Asking the Commission whether transferring personal data to third countries constituted a violation of EU data protection rights they also questioned what action the Commission would take with the US authorities and what it would do to ensure that third country legislation did not take precedence over EU law.

Dutch Liberal MEP Sophie In’t Veld opened the debate by emphasising the need for certainty that “our own European laws always apply within Europe, or whether they could be overruled by third country laws”.

She said that because the US considered its jurisdiction to extend beyond its borders, US law could have “extra-territorial effect within Europe”.

Simon Busuttil, spokesman for the centre-right EPP group on the civil liberties and justice committee, commented that it would be “ironic if it were easier for third countries to process European citizens’ data in their territory than for European entities to do so in Europe.”

That is not acceptable for our citizens and, of course, cannot be acceptable to our Chamber, which is why we have to work together to find workable solutions,” he added.
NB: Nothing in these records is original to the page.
# dsforza96/yocto-hair

Measured on AMD Instinct MI355X. Metric: Msamples/sec (whole node), 720x720x1536spp sphere-hairblock; per-pixel L2 vs CPU ref, higher is better.
Workload: dtype f32

## Files before the change

### yocto-hair_amd/csrc/dev_hair.h

```cpp
#ifndef YH_DEV_HAIR_H_
#define YH_DEV_HAIR_H_
#include "dev_math.h"

namespace yhd {

constexpr int p_max = 3;

struct hair_hit {
  float h, gamma_o;
  frame w2b;
};

#ifndef YH_HAIR_FAST
#define YH_HAIR_FAST 1
#endif
#define YH_FAST_DIV YH_HAIR_FAST
#define YH_FAST_EXP 0
#define YH_FAST_LOG YH_HAIR_FAST
#define YH_FAST_TRIG YH_HAIR_FAST
#define YH_FAST_ASIN YH_HAIR_FAST
YH_DEV float h_rcp(float x) { return YH_FAST_DIV ? __builtin_amdgcn_rcpf(x) : 1 / x; }
YH_DEV float h_div(float a, float b) { return YH_FAST_DIV ? a * __builtin_amdgcn_rcpf(b) : a / b; }
YH_DEV float h_div_n(float a, float b) {
  if (!YH_FAST_DIV) return a / b;
// ... 236 lines not shown
  o.pdf0 = ap_pdf[0], o.pdf1 = ap_pdf[1], o.pdf2 = ap_pdf[2], o.pdf3 = ap_pdf[3];
  return o;
}

YH_DEV void hair_eval_pdf_quad(const yhd_material& m, const hair_hit& hh, const hair_out& ho, f3 incoming_,
    f3& f, float& pdf) {
  const int p       = (int)(__lane_id() & 3u);
  f3    incoming    = quad_normalize(transform_vector(hh.w2b, incoming_));
  float sin_theta_o = ho.sin_theta_o, cos_theta_o = ho.cos_theta_o;
  float sin_theta_i = incoming.x;
  float cos_theta_i = exact_safe_sqrt(1 - sqr(sin_theta_i));
  float phi_i       = atan2f(incoming.z, incoming.y);
  float phi         = phi_i - ho.phi_o;
  float sin_theta_op, cos_theta_op;
  tilt(m, p, sin_theta_o, cos_theta_o, sin_theta_op, cos_theta_op);
  if (p < p_max) cos_theta_op = fabs_(cos_theta_op);
  float mpv  = mp(m, p, cos_theta_i, cos_theta_op, sin_theta_i, sin_theta_op);
  float npv  = p < p_max ? np(m, phi, p, hh.gamma_o, ho.gamma_t) : 0.0f;
  const f3    a0 = ho.ap0, a1 = ho.ap1, a2 = ho.ap2, a3 = ho.ap3;
  const float q0 = ho.pdf0, q1 = ho.pdf1, q2 = ho.pdf2, q3 = ho.pdf3;
  const bool  is0 = p == 0, is1 = p == 1, is2 = p == 2;
  f3    apq  = f3{is0 ? a0.x : is1 ? a1.x : is2 ? a2.x : a3.x, is0 ? a0.y : is1 ? a1.y : is2 ? a2.y : a3.y,
      is0 ? a0.z : is1 ? a1.z : is2 ? a2.z : a3.z};
  float appq = is0 ? q0 : is1 ? q1 : is2 ? q2 : q3;
  f3    tf   = p < p_max ? mpv * apq * npv : h_div(mpv * apq, 2 * pif);
  float tp   = p < p_max ? mpv * appq * npv : mpv * appq * (1 / (2 * pif));
  f   = mk3(0.0f);
  pdf = 0.0f;
  f   = f + f3{quad_bcast_f<0>(tf.x), quad_bcast_f<0>(tf.y), quad_bcast_f<0>(tf.z)};
  pdf += quad_bcast_f<0>(tp);
  f   = f + f3{quad_bcast_f<1>(tf.x), quad_bcast_f<1>(tf.y), quad_bcast_f<1>(tf.z)};
  pdf += quad_bcast_f<1>(tp);
  f   = f + f3{quad_bcast_f<2>(tf.x), quad_bcast_f<2>(tf.y), quad_bcast_f<2>(tf.z)};
  pdf += quad_bcast_f<2>(tp);
  f   = f + f3{quad_bcast_f<3>(tf.x), quad_bcast_f<3>(tf.y), quad_bcast_f<3>(tf.z)};
  pdf += quad_bcast_f<3>(tp);
}
YH_DEV void hair_eval_pdf_lane(const yhd_material& m, const hair_hit& hh, const hair_out& ho, f3 incoming_,
    f3& f, float& pdf) {
  f3    incoming    = normalize(transform_vector(hh.w2b, incoming_));
  float sin_theta_o = ho.sin_theta_o, cos_theta_o = ho.cos_theta_o;
  float sin_theta_i = incoming.x;
  float cos_theta_i = exact_safe_sqrt(1 - sqr(sin_theta_i));
  float phi_i       = atan2f(incoming.z, incoming.y);
  float phi         = phi_i - ho.phi_o;
  f   = mk3(0.0f);
  pdf = 0.0f;
  const f3    apv[p_max]  = {ho.ap0, ho.ap1, ho.ap2};
  const float appv[p_max] = {ho.pdf0, ho.pdf1, ho.pdf2};
#pragma unroll
  for (int p = 0; p < p_max; p++) {
    float sin_theta_op, cos_theta_op;
    tilt(m, p, sin_theta_o, cos_theta_o, sin_theta_op, cos_theta_op);
    cos_theta_op = fabs_(cos_theta_op);
    float mpv    = mp(m, p, cos_theta_i, cos_theta_op, sin_theta_i, sin_theta_op);
    float npv    = np(m, phi, p, hh.gamma_o, ho.gamma_t);
    f            = f + mpv * apv[p] * npv;
    pdf += mpv * appv[p] * npv;
  }
  float mpl = mp(m, p_max, cos_theta_i, cos_theta_o, sin_theta_i, sin_theta_o);
  f         = f + h_div(mpl * ho.ap3, 2 * pif);
  pdf += mpl * ho.pdf3 * (1 / (2 * pif));
}
YH_DEV void hair_eval_pdf_quad(const yhd_material& m, const hair_hit& hh, f3 outgoing_, f3 incoming_,
    f3& f, float& pdf) {
  hair_out ho = hair_prepare<true>(m, hh, outgoing_);
  hair_eval_pdf_quad(m, hh, ho, incoming_, f, pdf);
}
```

Despite Commissioner Reding's reply, In’t Veld maintained her concerns about the legal framework, referring to the possible use of subpoenas requiring the US operation of an EU-based company to disclose data stored in Europe.

“This is not through a mutual legal assistance treaty; this is a company which has an operation in the US and is being obliged to provide data stored in the EU,” she stated, asking how the Commission would protect such companies.

Last month the Commission unveiled proposals to radically overhaul the EU’s fifteen year old data protection legislation, and give citizens more control over the use of their data.

They included a ‘right to be forgotten’ clause, whereby consumers can require companies to delete their data. The new proposal sets down heavy fines for companies guilty of breaching data privacy of up to €1 million or 2 per cent of global annual revenue.